Stored items:
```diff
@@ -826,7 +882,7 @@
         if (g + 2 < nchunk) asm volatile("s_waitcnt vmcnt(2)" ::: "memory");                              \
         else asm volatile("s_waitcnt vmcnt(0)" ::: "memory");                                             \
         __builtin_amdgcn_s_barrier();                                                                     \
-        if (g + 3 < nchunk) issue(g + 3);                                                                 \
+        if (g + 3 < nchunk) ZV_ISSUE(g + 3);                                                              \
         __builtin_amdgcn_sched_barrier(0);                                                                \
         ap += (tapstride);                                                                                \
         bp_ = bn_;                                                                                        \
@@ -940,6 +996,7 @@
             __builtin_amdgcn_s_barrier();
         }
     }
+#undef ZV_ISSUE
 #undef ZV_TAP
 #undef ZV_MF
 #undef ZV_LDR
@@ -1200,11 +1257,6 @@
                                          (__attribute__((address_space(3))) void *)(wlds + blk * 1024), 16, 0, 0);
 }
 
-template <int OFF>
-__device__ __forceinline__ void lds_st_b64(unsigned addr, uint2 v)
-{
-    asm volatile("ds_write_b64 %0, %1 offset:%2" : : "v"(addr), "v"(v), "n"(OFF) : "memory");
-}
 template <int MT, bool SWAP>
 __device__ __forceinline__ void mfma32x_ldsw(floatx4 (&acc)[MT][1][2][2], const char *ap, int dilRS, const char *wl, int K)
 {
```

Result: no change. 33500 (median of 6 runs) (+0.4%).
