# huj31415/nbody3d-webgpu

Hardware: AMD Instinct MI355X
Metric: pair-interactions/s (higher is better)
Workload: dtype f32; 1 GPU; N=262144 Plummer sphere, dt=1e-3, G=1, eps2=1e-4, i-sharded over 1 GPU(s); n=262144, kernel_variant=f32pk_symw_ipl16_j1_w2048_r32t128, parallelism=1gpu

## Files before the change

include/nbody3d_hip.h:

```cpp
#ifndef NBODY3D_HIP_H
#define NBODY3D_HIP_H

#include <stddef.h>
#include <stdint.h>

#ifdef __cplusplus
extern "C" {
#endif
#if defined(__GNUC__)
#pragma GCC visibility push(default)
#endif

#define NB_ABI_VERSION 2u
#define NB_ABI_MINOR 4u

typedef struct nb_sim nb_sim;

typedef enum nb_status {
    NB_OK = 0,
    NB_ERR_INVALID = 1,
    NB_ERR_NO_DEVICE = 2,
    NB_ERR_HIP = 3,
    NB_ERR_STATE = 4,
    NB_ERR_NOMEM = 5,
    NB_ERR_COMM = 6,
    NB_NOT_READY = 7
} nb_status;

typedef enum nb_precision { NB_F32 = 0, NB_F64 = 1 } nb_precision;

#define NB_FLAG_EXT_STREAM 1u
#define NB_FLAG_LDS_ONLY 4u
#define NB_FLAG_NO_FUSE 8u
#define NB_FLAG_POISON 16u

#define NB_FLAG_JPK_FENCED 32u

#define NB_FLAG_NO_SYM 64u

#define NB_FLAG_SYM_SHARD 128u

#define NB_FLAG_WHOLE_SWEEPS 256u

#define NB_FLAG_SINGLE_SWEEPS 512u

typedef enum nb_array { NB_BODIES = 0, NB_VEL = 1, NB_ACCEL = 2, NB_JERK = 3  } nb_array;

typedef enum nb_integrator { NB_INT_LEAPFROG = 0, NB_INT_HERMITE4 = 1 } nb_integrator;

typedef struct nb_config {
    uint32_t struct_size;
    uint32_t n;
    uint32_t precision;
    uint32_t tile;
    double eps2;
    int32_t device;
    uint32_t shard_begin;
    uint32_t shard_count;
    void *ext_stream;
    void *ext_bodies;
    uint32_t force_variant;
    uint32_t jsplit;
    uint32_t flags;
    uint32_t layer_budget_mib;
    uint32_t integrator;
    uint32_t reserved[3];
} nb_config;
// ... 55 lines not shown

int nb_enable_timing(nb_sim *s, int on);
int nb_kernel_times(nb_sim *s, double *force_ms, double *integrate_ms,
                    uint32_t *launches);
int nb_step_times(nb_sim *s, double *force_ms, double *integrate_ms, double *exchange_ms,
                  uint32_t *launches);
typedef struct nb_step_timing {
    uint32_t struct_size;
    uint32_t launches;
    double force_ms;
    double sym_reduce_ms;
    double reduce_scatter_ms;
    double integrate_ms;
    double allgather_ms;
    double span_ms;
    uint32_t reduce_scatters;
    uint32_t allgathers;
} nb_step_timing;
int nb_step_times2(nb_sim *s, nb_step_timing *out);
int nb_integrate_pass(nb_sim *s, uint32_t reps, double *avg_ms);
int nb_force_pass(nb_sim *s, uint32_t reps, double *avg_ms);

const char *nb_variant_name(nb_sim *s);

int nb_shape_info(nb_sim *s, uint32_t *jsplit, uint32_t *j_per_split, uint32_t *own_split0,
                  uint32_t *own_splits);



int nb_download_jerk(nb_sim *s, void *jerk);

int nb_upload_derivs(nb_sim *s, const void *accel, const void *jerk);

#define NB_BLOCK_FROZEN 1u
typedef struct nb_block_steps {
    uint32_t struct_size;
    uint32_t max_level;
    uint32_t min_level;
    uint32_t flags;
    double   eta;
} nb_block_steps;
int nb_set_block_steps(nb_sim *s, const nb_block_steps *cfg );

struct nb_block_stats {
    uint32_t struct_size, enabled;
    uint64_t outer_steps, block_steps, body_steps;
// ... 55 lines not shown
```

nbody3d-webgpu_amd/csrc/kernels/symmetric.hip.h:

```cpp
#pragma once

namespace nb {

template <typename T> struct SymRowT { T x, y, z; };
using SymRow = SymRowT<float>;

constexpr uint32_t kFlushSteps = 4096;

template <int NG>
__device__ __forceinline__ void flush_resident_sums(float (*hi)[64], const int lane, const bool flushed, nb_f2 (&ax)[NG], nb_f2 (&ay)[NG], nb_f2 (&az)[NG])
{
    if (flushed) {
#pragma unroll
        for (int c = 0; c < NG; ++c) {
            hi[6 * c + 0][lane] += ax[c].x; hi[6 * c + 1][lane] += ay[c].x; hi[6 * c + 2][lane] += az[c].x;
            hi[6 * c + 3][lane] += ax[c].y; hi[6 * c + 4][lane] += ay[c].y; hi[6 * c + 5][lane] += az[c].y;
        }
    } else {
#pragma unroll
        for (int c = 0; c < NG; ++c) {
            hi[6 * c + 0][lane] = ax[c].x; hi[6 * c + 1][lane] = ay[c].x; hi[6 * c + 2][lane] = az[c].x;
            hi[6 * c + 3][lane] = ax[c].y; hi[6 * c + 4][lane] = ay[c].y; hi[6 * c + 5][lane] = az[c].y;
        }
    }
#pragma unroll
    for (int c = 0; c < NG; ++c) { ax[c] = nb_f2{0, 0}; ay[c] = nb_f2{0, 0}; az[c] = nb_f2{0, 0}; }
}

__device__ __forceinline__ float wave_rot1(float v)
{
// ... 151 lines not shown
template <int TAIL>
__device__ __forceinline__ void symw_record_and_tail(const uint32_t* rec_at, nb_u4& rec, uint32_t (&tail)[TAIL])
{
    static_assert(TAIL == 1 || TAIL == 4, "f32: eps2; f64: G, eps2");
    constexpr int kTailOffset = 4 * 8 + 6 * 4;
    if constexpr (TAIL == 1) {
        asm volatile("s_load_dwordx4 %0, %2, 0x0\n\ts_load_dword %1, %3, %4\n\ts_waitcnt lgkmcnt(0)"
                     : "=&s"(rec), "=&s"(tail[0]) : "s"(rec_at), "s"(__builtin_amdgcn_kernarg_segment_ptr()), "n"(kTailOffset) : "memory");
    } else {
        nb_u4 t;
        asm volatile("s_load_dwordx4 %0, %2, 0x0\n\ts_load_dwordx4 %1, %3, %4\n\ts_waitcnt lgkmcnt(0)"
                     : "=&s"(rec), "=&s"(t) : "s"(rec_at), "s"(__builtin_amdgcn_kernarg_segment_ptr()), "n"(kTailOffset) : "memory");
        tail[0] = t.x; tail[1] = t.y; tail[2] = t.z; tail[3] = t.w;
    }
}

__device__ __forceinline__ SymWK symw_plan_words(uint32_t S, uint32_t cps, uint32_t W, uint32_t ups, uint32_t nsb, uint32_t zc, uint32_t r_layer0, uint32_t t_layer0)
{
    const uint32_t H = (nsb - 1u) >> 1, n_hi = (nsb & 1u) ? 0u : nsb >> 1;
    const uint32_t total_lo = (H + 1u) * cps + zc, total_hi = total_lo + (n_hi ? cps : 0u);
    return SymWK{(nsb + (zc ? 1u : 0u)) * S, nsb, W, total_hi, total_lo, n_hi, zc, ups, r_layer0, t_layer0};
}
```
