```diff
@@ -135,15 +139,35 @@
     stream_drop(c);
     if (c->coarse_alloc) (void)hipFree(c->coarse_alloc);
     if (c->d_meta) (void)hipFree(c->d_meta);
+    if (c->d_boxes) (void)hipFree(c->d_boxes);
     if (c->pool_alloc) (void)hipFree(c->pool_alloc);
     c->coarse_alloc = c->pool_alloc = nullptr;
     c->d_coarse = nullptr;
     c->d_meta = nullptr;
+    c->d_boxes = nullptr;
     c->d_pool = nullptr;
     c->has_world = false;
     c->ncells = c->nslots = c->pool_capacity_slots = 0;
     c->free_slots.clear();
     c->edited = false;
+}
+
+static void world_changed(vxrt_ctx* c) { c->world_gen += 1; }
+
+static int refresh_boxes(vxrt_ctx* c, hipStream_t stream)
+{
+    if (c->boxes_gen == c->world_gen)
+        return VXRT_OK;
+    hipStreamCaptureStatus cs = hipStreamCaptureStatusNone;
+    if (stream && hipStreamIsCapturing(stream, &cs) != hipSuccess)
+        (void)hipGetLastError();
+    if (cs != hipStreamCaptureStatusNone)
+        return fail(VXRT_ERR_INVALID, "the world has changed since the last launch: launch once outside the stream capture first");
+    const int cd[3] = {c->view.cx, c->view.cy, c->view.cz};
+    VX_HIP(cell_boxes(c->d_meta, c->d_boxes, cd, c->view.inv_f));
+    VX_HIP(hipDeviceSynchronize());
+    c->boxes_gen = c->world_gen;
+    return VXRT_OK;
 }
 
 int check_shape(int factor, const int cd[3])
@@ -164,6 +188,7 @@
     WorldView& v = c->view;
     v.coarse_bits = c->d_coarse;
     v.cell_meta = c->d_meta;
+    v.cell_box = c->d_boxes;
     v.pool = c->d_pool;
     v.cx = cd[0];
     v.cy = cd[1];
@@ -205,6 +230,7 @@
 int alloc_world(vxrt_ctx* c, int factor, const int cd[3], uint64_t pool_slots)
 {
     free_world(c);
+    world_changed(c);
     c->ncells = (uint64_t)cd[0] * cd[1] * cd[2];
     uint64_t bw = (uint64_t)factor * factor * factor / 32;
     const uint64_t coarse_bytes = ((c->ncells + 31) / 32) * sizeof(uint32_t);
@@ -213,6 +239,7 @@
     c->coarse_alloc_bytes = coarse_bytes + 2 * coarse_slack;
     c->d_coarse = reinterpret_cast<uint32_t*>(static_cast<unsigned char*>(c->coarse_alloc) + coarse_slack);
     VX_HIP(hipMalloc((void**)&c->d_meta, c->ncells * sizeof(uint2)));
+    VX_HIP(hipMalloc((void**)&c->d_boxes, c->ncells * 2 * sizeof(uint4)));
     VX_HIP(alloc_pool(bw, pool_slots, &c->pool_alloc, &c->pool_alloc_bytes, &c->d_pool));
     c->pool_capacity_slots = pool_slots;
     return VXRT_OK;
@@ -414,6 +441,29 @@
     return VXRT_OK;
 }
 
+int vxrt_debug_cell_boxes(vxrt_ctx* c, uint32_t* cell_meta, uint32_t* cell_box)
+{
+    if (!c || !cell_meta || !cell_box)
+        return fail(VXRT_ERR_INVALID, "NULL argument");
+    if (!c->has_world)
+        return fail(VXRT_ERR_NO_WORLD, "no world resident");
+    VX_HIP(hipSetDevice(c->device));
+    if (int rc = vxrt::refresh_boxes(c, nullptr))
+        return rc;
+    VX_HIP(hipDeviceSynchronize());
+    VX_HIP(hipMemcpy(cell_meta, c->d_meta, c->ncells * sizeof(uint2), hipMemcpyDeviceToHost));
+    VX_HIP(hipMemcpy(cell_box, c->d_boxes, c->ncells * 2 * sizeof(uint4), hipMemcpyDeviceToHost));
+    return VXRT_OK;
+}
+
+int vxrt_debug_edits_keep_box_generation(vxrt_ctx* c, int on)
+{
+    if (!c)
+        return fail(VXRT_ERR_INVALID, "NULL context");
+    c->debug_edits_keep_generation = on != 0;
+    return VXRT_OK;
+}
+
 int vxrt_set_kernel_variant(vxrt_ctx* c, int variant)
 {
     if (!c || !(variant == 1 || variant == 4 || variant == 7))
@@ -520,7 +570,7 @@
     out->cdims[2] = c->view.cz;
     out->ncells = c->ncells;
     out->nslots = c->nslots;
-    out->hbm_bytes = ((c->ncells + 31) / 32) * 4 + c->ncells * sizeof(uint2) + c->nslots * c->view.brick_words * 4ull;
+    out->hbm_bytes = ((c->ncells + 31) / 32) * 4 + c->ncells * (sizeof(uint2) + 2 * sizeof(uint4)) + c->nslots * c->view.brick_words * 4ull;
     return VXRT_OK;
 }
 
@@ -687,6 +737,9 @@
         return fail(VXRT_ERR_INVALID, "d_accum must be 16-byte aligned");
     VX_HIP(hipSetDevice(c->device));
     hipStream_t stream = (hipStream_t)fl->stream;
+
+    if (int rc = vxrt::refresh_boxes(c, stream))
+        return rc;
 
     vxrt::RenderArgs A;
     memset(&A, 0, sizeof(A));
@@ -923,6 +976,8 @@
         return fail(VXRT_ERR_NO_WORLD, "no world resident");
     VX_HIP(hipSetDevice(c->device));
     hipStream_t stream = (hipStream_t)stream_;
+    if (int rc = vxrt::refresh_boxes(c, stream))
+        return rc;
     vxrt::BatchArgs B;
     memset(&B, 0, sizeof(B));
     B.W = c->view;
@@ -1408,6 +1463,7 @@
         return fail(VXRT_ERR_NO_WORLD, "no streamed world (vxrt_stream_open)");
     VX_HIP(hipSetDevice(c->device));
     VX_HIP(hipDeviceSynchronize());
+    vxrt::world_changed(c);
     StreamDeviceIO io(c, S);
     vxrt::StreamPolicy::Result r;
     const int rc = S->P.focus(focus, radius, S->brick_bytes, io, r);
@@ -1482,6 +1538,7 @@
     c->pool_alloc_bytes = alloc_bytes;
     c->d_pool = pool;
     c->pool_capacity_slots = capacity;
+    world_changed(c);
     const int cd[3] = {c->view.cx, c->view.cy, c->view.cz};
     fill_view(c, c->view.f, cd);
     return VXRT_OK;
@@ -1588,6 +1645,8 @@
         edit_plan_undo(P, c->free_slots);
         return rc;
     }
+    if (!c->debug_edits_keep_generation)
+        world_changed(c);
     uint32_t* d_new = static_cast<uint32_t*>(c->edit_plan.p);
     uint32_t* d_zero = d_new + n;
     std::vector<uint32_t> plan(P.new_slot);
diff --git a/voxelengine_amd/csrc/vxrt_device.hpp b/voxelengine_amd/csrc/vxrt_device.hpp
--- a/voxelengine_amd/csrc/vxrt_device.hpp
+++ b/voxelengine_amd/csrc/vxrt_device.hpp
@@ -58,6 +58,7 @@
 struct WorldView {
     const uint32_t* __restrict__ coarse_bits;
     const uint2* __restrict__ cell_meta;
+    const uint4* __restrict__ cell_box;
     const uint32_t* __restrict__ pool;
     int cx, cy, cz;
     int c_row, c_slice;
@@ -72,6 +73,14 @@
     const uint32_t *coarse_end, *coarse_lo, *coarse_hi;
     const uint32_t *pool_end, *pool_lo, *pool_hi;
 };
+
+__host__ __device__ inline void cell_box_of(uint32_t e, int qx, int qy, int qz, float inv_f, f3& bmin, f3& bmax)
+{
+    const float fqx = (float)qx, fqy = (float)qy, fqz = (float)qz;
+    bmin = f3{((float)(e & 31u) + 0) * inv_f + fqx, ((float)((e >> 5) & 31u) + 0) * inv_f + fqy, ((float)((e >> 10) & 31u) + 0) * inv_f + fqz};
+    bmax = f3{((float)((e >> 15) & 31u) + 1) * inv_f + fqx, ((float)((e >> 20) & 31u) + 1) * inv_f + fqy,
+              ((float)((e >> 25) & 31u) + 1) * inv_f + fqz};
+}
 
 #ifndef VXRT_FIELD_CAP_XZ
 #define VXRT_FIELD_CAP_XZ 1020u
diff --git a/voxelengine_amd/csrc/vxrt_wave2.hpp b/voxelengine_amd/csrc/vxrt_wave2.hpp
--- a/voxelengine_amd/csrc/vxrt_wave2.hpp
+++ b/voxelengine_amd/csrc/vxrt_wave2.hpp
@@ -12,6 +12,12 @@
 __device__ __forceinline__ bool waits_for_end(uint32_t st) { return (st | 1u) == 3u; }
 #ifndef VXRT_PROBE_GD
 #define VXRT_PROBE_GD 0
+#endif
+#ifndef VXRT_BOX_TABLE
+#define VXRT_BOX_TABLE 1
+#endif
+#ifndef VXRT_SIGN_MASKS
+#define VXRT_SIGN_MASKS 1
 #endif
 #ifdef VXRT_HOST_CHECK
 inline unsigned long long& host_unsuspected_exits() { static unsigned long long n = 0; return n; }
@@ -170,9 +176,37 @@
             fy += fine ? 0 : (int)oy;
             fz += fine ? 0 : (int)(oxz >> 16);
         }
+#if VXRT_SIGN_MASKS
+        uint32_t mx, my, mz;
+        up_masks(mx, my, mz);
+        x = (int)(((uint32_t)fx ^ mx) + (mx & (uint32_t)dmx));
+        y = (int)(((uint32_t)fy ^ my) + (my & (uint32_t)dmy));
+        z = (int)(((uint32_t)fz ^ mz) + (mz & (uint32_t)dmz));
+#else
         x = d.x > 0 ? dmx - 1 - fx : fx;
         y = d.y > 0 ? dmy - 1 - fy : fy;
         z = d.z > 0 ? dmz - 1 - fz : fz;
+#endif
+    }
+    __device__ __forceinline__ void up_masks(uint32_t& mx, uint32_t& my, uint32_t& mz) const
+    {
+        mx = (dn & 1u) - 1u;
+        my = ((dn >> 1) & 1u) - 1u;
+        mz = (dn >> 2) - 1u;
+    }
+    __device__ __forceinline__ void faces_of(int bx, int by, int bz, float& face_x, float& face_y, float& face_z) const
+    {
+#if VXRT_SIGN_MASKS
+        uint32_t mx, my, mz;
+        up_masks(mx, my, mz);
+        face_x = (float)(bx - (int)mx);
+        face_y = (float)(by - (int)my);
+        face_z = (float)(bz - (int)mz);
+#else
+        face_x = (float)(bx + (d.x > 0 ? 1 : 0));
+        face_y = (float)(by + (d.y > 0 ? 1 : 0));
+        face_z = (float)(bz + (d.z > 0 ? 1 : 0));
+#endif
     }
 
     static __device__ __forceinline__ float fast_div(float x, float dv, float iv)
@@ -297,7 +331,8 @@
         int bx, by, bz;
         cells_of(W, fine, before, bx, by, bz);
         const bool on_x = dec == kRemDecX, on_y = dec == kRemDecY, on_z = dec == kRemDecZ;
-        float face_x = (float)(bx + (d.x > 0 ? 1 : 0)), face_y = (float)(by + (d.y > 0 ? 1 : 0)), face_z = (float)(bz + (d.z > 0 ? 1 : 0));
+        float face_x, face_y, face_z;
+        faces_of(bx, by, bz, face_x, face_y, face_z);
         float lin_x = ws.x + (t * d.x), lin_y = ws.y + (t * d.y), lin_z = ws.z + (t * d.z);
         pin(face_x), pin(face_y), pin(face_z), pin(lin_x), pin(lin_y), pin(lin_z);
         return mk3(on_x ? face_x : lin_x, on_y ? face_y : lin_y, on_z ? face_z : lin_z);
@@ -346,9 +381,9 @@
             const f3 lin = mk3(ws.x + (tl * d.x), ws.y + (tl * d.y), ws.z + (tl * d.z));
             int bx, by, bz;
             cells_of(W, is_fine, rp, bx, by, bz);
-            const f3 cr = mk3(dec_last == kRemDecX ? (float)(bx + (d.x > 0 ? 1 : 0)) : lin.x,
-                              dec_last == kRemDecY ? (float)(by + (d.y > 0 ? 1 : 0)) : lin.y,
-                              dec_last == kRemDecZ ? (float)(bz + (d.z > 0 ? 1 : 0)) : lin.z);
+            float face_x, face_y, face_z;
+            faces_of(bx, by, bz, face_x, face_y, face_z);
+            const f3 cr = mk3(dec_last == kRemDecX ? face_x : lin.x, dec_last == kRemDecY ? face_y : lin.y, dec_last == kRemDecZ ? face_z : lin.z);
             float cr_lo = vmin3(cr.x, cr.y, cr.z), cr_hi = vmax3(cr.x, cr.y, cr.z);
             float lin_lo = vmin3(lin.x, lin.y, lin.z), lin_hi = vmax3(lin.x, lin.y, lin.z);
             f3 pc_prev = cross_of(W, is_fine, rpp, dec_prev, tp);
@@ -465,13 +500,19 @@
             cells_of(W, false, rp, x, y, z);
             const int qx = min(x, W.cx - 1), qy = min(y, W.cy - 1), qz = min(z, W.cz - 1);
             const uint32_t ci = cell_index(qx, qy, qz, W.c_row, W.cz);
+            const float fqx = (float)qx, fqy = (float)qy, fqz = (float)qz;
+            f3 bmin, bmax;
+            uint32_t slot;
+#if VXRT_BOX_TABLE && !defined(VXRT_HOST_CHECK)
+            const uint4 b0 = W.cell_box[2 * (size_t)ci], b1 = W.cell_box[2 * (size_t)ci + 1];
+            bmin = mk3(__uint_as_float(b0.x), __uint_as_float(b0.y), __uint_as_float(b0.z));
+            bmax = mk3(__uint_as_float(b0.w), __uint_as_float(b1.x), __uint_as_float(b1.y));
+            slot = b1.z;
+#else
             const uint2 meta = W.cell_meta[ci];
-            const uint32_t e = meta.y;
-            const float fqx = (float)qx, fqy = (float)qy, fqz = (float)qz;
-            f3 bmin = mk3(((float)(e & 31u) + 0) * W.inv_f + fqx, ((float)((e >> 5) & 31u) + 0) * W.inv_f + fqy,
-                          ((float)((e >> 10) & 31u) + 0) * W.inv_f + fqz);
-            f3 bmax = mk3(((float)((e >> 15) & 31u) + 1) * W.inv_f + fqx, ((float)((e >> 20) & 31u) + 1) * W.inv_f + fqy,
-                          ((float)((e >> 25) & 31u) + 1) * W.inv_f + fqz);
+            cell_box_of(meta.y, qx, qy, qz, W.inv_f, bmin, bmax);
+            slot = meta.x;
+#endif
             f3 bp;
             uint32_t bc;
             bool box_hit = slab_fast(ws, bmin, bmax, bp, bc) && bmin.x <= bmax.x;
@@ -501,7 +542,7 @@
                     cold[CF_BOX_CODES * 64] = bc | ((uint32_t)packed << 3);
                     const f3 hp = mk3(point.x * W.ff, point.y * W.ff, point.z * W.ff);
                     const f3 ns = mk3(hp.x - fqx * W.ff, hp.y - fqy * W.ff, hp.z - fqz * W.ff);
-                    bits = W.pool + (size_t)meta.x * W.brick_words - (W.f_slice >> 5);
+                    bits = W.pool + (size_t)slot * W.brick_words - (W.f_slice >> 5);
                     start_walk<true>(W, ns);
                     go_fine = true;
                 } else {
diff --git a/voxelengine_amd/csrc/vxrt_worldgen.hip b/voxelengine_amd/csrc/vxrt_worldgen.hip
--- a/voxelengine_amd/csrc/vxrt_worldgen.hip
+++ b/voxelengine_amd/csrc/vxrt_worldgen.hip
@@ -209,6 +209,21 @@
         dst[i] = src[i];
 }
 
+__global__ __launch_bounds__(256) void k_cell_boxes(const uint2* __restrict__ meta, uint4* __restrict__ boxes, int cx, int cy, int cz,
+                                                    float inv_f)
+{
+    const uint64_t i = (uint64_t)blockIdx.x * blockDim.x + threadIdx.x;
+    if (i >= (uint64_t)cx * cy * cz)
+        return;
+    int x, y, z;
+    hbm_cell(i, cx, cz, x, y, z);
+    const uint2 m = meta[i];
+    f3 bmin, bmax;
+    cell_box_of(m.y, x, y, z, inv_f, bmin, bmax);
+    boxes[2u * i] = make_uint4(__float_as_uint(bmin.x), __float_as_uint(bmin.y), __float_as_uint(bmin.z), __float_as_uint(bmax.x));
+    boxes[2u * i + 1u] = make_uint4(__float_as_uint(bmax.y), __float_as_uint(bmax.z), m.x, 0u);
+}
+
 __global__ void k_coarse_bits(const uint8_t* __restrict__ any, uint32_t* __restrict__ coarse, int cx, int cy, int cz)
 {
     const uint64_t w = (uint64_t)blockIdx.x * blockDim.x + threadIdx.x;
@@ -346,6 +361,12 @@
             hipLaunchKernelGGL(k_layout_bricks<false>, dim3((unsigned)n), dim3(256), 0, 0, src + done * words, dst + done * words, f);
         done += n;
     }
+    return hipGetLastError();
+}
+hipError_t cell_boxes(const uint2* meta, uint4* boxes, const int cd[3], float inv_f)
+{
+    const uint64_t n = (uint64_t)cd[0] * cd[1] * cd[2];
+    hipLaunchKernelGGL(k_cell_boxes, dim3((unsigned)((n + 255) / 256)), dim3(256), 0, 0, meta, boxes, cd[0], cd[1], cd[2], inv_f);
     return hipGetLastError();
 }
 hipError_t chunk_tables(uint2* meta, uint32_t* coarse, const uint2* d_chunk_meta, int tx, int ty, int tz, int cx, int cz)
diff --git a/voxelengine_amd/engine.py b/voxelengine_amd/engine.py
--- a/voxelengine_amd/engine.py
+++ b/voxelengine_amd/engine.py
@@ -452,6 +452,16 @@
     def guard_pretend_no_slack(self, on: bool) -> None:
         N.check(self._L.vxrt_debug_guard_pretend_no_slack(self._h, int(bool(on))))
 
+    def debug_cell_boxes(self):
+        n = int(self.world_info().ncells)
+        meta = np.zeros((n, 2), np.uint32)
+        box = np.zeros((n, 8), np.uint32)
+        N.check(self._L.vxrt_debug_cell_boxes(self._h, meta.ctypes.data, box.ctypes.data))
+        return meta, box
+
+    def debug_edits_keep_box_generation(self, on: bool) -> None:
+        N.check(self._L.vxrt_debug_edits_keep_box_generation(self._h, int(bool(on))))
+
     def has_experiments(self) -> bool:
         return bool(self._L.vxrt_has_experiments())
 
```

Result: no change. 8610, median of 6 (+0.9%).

> Exercise instructions
Looking at the entries above, count the lines that hold the string "SymRowT" and reply with the count alone.

> Solution
2